'Difficult issues should not be brushed under the carpet, but should be raised upfront, particularly by India. While engagement and dialogue are always welcome and desirable, there should be some tangible results.'
'Mere signing of agreements, MoUs, joint declarations are not enough,' says Rup Narayan Das.
Prime Minister Narendra Modi's three-day visit to China is fraught with some speculation. There is, however, no unrealistic expectation of the outcome.
In his foreign policy outreach, Modi has been inclusive, conforming to his dictum of 'Sabke Saath, Sabka Vikas' though he coined the aphorism in the context of domestic politics. He is trying to write a new template and chart an unorthodox approach not only in the domain of domestic politics, but also in the context of India's external relations.
His approach reflects the paradigm shift in the world politics characterised by the shift of the geopolitics of the Atlantic to the Asia-Pacific and the imperative of mutual economic interdependence. Unlike the Cold War period, it is now the economy in command, not politics.
Modi knows well that China is India's largest neighbour and engagement with a neighbour is not an option, but an imperative necessity. This is more so when China has emerged as the world's second-largest economy, sitting on the treasure-trove that is its 10 trillion dollar-worth economy.
True, there is a persistent security dilemma and a degree of strategic trust deficit. It is precisely for the same reason that the two countries must engage and try to understand each other better, and avoid misperception and miscalculation. All countries do the same. The US and China do the same as much as China and Japan, or for that matter, China and Vietnam, which share adversarial relations with each other.
What is important is that the difficult issues should not be brushed under the carpet, but should be raised upfront, particularly by India. While engagement and dialogue are always welcome and desirable, there should be some tangible results. Mere signing of agreements, MoUs, joint declarations are not enough.
In a democratic country like India with a pulsating Parliament and a vibrant media, it is but natural for people to expect results. Repackaging and recycling of earlier agreements will not help improve the relations between the two countries. Words should match the corresponding actions. It is unfortunate that China often complains of the hostile Indian media, being fully conscious that India is a boisterous democracy having a very active media.
On the contrary, it is a known fact that the media in China is State or party controlled. It is unfortunate that on the eve of Modi's visit, the Global Times published a critical article on Sino-Indian relations. Beijing knows well that the contents of the article would be extensively covered in the Indian media, which will have the potential to harden people's attitude towards China. This doesn't augur well for Modi's visit.

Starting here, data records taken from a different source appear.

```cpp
__global__ __launch_bounds__(256) void unpack2_kernel(const uint8_t *__restrict__ packed, const int64_t *__restrict__ poff, const int64_t *__restrict__ off,
                                                      const int32_t *__restrict__ len, uint8_t *__restrict__ data, int64_t n) {
  const int64_t s = (int64_t)blockIdx.x * 4 + (threadIdx.x >> 6);
  if (s >= n) return;
  const int lane = threadIdx.x & 63;
  const int L = len[s];
  const int nb = (L + 3) >> 2;
  const uint8_t *src = packed + poff[s];
  uint8_t *dst = data + off[s];
  const int j_lo = blockIdx.y * 4096, j_hi = min((nb + 3) >> 2, j_lo + 4096);
  for (int j = j_lo + lane; j < j_hi; j += 64) {
    uint32_t w;
    if (4 * j + 4 <= nb) w = *reinterpret_cast<const uint32_t *>(src + 4 * j);
    else { w = 0; for (int q = 0; 4 * j + q < nb; q++) w |= (uint32_t)src[4 * j + q] << (8 * q); }
    uint32_t v[4];
#pragma unroll
    for (int q = 0; q < 4; q++) {
      const unsigned b = (w >> (8 * q)) & 0xffu;
      v[q] = (b & 3u) | ((b >> 2) & 3u) << 8 | ((b >> 4) & 3u) << 16 | ((b >> 6) & 3u) << 24;
    }
    if (16 * j + 16 <= L) *reinterpret_cast<uint4 *>(dst + 16 * j) = make_uint4(v[0], v[1], v[2], v[3]);
    else for (int q = 0; 16 * j + q < L; q++) dst[16 * j + q] = (uint8_t)((v[q >> 2] >> (8 * (q & 3))) & 0xffu);
  }
}
__global__ void unpack_exceptions_kernel(const ExcRec *__restrict__ exc, int64_t n, const int64_t *__restrict__ off, uint8_t *__restrict__ data) {
  const int64_t i = (int64_t)blockIdx.x * blockDim.x + threadIdx.x;
  if (i < n) data[off[exc[i].seq] + exc[i].pos] = (uint8_t)exc[i].code;
}
}
// ... 78 lines not shown
```

### bath_amd/csrc/bath_viterbi.hip

```cpp
#include <algorithm>
#include <cstdlib>
#include <functional>

#include "bath_common.hpp"
#include "bath_kernels.hpp"
#include "bath_launch.hpp"

using namespace bath;

namespace bath {

__device__ __forceinline__ s16x2 pk_adds(s16x2 a, s16x2 b) { return __builtin_elementwise_add_sat(a, b); }
__device__ __forceinline__ s16x2 pk_max(s16x2 a, s16x2 b) { return __builtin_elementwise_max(a, b); }
__device__ __forceinline__ s16x2 as_s2(unsigned v) { return __builtin_bit_cast(s16x2, v); }
__device__ __forceinline__ unsigned as_u(s16x2 v) { return __builtin_bit_cast(unsigned, v); }

struct VitLaneTables {
  const int16_t *rw;
  int rw_pitch_bytes;
  const uint32_t *tw2;
  const int16_t *rank;
};

struct VitLaneConsts {
// ... 25 lines not shown
    for (int i = threadIdx.x; i < 2 * NR; i += blockDim.x) s_rank[i] = tb.rank[i];
  }
  __syncthreads();
  if (ntodo_dev) ntodo = *ntodo_dev;
  const int64_t t = (int64_t)blockIdx.x * blockDim.x + threadIdx.x + (skip_dev ? *skip_dev : 0);
  if (t - (threadIdx.x & 63) >= ntodo) return;
  const bool live = t < ntodo;
  const int64_t sid = live ? (todo ? (int64_t)todo[t] : t) : (todo ? (int64_t)todo[0] : 0);
  const int L = live ? sq.len[sid] : 0;
  const uint8_t *s = sq.data + sq.off[sid];
  const int Lw = wave_max_i32(L);
  const bool do_win = (wins != nullptr);
  const int M = c.M;

  const int xw_move = xwmove_tab[L];
  int sc_thresh = 0, sc_ext_thresh = 0, skip_until = 0, kmin = 1 << 30, kmax = 0;
  if (do_win && live) {
    const double fsc = (double)filtersc[sid];
    sc_thresh = (int)(int16_t)(int)ceil(((fsc + 0.69314718055994529 * c.invP_vit + 3.0) * (double)c.scale_w) -
                                        (double)(float)c.xwE_move - (double)(float)xw_move + (double)(float)c.base_w);
    sc_ext_thresh = (int)ceil(((fsc + 0.69314718055994529 * c.invP_msv + 3.0) * (double)c.scale_b) + c.base_b + c.tec_b + (int)tjb_tab[L]);
  }
  const s16x2 NEG = {-32768, -32768};
  s16x2 Mr[NR], Ir[NR], Dr[NR];
#pragma unroll
  for (int r = 0; r < NR; r++) Mr[r] = Ir[r] = Dr[r] = NEG;
  int xN = c.base_w;
  int xB = (int16_t)(xN + xw_move);
  int xJ = -32768, xC = -32768;
  bool overflow = false;
  short ePrev = -32768;

  uint32_t wnext = (0 < L) ? *reinterpret_cast<const uint32_t *>(s) : 0x1d1d1d1du;
  for (int i0 = 0; i0 < Lw; i0 += 4) {
    const uint32_t w = wnext;
    wnext = (i0 + 4 < L) ? *reinterpret_cast<const uint32_t *>(s + i0 + 4) : 0x1d1d1d1du;
#pragma unroll 1
    for (int j = 0; j < 4; j++) {
      const int i = i0 + j + 1;
      const bool on = (i <= L) && !overflow;
      int x = (w >> (8 * j)) & 0xff;
      x = (i <= L) ? min(x, kKp - 1) : 29;
      const char *rowbase = s_rw + x * tb.rw_pitch_bytes;
      const s16x2 xBv = {(short)xB, (short)xB};
      s16x2 xEv = NEG;
      unsigned pM = (as_u(Mr[NR - 1]) << 16) | 0x8000u, pI = (as_u(Ir[NR - 1]) << 16) | 0x8000u, pD = (as_u(Dr[NR - 1]) << 16) | 0x8000u;
      s16x2 dpk = NEG;
      s16x2 cpk = {(short)-32768, ePrev};
      int twz = 0;
      asm volatile("" : "+s"(twz));
      const uint32_t *tw = tw2g + twz;
      u32x16 t_c, t_n;
      int4 e_c = *reinterpret_cast<const int4 *>(rowbase), e_n = e_c;
      asm volatile("s_load_dwordx16 %0, %1, 0x0" : "=s"(t_c) : "s"(tw));
#pragma unroll
      for (int r = 0; r < NR; r += 2) {
        asm volatile("s_waitcnt lgkmcnt(0)" ::: "memory");
        __builtin_amdgcn_sched_barrier(0);
        if ((r & 3) == 0 && r + 4 < NR) e_n = *reinterpret_cast<const int4 *>(rowbase + 4 * (r + 4));
        if (r + 2 < NR) asm volatile("s_load_dwordx16 %0, %1, %2" : "=s"(t_n) : "s"(tw), "i"((r + 2) * 32));
        __builtin_amdgcn_sched_barrier(0);
        const unsigned em[2] = {(r & 3) ? (unsigned)e_c.z : (unsigned)e_c.x, (r & 3) ? (unsigned)e_c.w : (unsigned)e_c.y};
#pragma unroll
        for (int q = 0; q < 2; q++) {
          const int rr = r + q;
          const unsigned tMM = t_c[8 * q + 0], tIM = t_c[8 * q + 1], tDM = t_c[8 * q + 2], tBM = t_c[8 * q + 3];
          const unsigned tMD = t_c[8 * q + 4], tDD = t_c[8 * q + 5], tMI = t_c[8 * q + 6], tII = t_c[8 * q + 7];
          const unsigned oM = as_u(Mr[rr]), oI = as_u(Ir[rr]);
          const unsigned oD = as_u(pk_max(Dr[rr], cpk));
          cpk = pk_adds(cpk, as_s2(tDD));
          const s16x2 ms = as_s2(pM), is = as_s2(pI), ds = as_s2(pD);
          s16x2 sv = pk_adds(xBv, as_s2(tBM));
          sv = pk_max(sv, pk_adds(ms, as_s2(tMM)));
          sv = pk_max(sv, pk_adds(is, as_s2(tIM)));
          sv = pk_max(sv, pk_adds(ds, as_s2(tDM)));
          sv = pk_adds(sv, as_s2(em[q]));
          Ir[rr] = pk_max(pk_adds(as_s2(oM), as_s2(tMI)), pk_adds(as_s2(oI), as_s2(tII)));
          const s16x2 dcv = pk_adds(sv, as_s2(tMD));
          xEv = pk_max(xEv, sv);
          Mr[rr] = sv;
          Dr[rr] = dpk;
          dpk = pk_max(dcv, pk_adds(dpk, as_s2(tDD)));
          pM = oM; pI = oI; pD = oD;
        }
        if (r + 2 < NR) t_c = t_n;
        if ((r & 3) == 2 && r + 2 < NR) e_c = e_n;
        asm volatile("" : "+v"(Mr[r]), "+v"(Mr[r + 1]), "+v"(Ir[r]), "+v"(Ir[r + 1]), "+v"(Dr[r]), "+v"(Dr[r + 1]), "+v"(dpk), "+v"(cpk), "+v"(xEv));
        __builtin_amdgcn_sched_barrier(0);
      }
      ePrev = dpk.x;
      if (on) {
        const int xE = max((int)xEv.x, (int)xEv.y);
        if (xE >= 32767) overflow = true;
        else {
          xN = (int16_t)(xN + 0);
          xC = (int16_t)max(xC + 0, xE + c.xwE_move);
          xJ = (int16_t)max(xJ + 0, xE + c.xwE_loop);
          xB = (int16_t)max(xJ + xw_move, xN + xw_move);
          if (do_win && i > skip_until && xE >= sc_thresh) {
            int rank = 32767;
#pragma unroll
            for (int r = 0; r < NR; r++) {
              if ((int)Mr[r].x == xE) rank = min(rank, (int)s_rank[2 * r]);
              if ((int)Mr[r].y == xE) rank = min(rank, (int)s_rank[2 * r + 1]);
            }
            const int k_start = (rank / 8) + c.Q8 * (rank % 8) + 1;
            int max_k_end = k_start, max_i_end = i, sc_ext = sc_ext_thresh, max_sc_ext = sc_ext, since = 0;
            int kk = k_start + 1, nn = i + 1;
            while (kk <= M && nn <= L) {
              sc_ext += c.bias_b - (int)ssv_scores[(size_t)kk * kKp + min((int)s[nn - 1], kKp - 1)];
              if (sc_ext >= max_sc_ext) { max_sc_ext = sc_ext; max_k_end = kk; max_i_end = nn; since = 0; }
              else if (++since == 5) break;
              kk++; nn++;
            }
            const int slot = atomicAdd(win_count, 1);
            if (slot < win_cap) wins[slot] = WindowRec{(int32_t)sid, i, max_k_end, max_k_end - k_start + 1, 0.0f};
            kmax = max(kmax, max_k_end);
            kmin = min(kmin, k_start);
            skip_until = max_i_end;
          }
        }
      }
    }
  }
  if (live) {
    if (overflow) { sc[sid] = INFINITY; status[sid] = BATH_ERANGE; }
    else if (xC > -32768) {
      float r = (float)xC + (float)xw_move - (float)c.base_w;
      r /= c.scale_w;
      r = (float)((double)r - 3.0);
      sc[sid] = r; status[sid] = BATH_OK;
    } else { sc[sid] = -INFINITY; status[sid] = BATH_OK; }
    if (do_win && kminmax) { kminmax[2 * sid] = kmin; kminmax[2 * sid + 1] = kmax; }
  }
}
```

While Sino-Indian relations have always been sensitive, bilateral relations between the two countries is going to be more delicate in the coming days. Beijing knows well that there is a very strong and purposive leadership in India now, which is resolved to take India to a great position of power. True, there is a huge gap in the national economy of the two countries and also, in terms of comprehensive national power, there is a great chasm.
But wise and intelligent as they are, the Chinese know very well that if they could overtake Japan and emerge as the world's second largest economy, there is no guarantee that India won't be able to bridge the gap, more so at a time when the International Monetary Fund has already acknowledged India as the world's fastest-growing economy.
India's demographic profile and democracy put India in an advantageous position. The idea that India can achieve fast economic development through democratic means can discount the claims of a totalitarian regime. Competition is latent, much like sibling rivalry, but both countries have to come to terms with each other.
China must address India's persistent security dilemma; convince New Delhi that its engagement with Pakistan, particularly infrastructural development in Pakistan occupied Kashmir, does not pose a security threat to India. China's foray into the Indian Ocean and its increasing footprints in South Asia are also a matter of concern for India.
Although Beijing has denied New Delhi's anxieties and apprehensions, India is not convinced about the Chinese position. China's assertive behaviour in the South China Sea, where India is engaged in hydro-carbon exploration, is also a matter of concern. Freedom of navigation is also critical to India's maritime trade.
Besides strategic and security issues, Beijing must also address India's persistent demand to correct the trade imbalance, which is ballooning and has become unsustainable. Sino-Indian trade is no more restricted to the buyer-seller paradigm. Chinese companies like Alibaba are now showing an interest in investing in India in e-commerce and in India's ever-expanding cell phone market. While such investments are welcome, the devil lies in the details.
The relationship between the two countries considering their size, magnitude, stature, complexities and aspirations of the people and their leaders, cannot be an all-weather relationship. It will have the rain and the sun, and may be a little turbulence some times. But equilibrium has to be maintained.
The two countries have overcome the measles of middle-age, and should display wisdom and maturity for a mutually beneficial relationship and work hard to identify their complementarities of interest.
Image: Prime Minister Narendra Modi and Chinese President Xi Jinping in Xi'an, China, May 14, 2015.